**TASK DETAILS:** Look below for the lines from the one with "return mk(fma_(t, a, -b), -fma_(t, b, a));" to the one with "const cplx a0", and copy exactly those lines, both ends included.

=== Section Start ===

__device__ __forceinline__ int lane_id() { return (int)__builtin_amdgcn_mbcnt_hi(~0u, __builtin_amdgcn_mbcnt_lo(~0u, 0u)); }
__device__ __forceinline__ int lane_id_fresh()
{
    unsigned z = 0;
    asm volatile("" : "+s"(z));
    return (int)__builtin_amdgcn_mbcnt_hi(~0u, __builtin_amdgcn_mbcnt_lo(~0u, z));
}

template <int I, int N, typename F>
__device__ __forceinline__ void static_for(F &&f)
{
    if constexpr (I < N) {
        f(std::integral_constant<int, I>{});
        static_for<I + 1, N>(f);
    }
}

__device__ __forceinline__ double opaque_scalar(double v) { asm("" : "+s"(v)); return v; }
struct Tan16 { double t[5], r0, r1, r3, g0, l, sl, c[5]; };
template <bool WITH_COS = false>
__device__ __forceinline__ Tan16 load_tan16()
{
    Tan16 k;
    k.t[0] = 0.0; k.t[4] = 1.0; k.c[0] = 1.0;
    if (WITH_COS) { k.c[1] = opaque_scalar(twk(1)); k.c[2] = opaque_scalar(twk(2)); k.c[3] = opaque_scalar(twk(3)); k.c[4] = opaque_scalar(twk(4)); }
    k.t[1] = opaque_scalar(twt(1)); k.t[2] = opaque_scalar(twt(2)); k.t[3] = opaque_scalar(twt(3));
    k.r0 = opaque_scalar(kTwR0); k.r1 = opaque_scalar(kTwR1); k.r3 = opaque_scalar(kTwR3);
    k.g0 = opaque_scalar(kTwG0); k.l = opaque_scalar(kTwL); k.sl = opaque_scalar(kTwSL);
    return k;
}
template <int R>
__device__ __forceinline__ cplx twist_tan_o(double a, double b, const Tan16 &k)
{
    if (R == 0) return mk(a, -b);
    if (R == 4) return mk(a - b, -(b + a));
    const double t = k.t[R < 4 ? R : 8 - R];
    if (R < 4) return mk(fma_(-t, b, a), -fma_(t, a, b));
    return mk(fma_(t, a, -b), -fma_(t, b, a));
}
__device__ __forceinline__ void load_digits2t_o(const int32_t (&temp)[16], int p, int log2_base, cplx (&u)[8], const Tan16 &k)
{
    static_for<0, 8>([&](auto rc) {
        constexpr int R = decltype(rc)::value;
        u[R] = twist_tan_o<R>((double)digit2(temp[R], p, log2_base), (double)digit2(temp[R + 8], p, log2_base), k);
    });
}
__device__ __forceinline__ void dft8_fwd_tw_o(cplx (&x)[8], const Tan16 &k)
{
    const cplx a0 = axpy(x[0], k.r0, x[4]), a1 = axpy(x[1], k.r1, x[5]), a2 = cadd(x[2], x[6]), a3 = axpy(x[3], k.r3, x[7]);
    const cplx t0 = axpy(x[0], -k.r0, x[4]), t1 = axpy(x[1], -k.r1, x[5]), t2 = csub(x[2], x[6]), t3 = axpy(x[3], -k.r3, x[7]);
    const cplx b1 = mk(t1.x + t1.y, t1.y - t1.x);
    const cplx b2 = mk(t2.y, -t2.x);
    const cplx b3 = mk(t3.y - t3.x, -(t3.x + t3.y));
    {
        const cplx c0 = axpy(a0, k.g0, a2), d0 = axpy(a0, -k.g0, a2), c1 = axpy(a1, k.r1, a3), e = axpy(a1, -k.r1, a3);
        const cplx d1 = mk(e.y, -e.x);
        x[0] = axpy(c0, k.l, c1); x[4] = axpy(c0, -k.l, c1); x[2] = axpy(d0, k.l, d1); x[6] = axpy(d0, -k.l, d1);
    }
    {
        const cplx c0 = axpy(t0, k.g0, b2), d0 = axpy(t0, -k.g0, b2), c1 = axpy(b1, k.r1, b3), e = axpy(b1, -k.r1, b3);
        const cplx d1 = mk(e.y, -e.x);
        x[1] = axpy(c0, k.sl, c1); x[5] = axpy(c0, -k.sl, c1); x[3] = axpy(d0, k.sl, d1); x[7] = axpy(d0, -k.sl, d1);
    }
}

=== Section End ===

**TASK OUTPUT:**
    return mk(fma_(t, a, -b), -fma_(t, b, a));
}
__device__ __forceinline__ void load_digits2t_o(const int32_t (&temp)[16], int p, int log2_base, cplx (&u)[8], const Tan16 &k)
{
    static_for<0, 8>([&](auto rc) {
        constexpr int R = decltype(rc)::value;
        u[R] = twist_tan_o<R>((double)digit2(temp[R], p, log2_base), (double)digit2(temp[R + 8], p, log2_base), k);
    });
}
__device__ __forceinline__ void dft8_fwd_tw_o(cplx (&x)[8], const Tan16 &k)
{
    const cplx a0 = axpy(x[0], k.r0, x[4]), a1 = axpy(x[1], k.r1, x[5]), a2 = cadd(x[2], x[6]), a3 = axpy(x[3], k.r3, x[7]);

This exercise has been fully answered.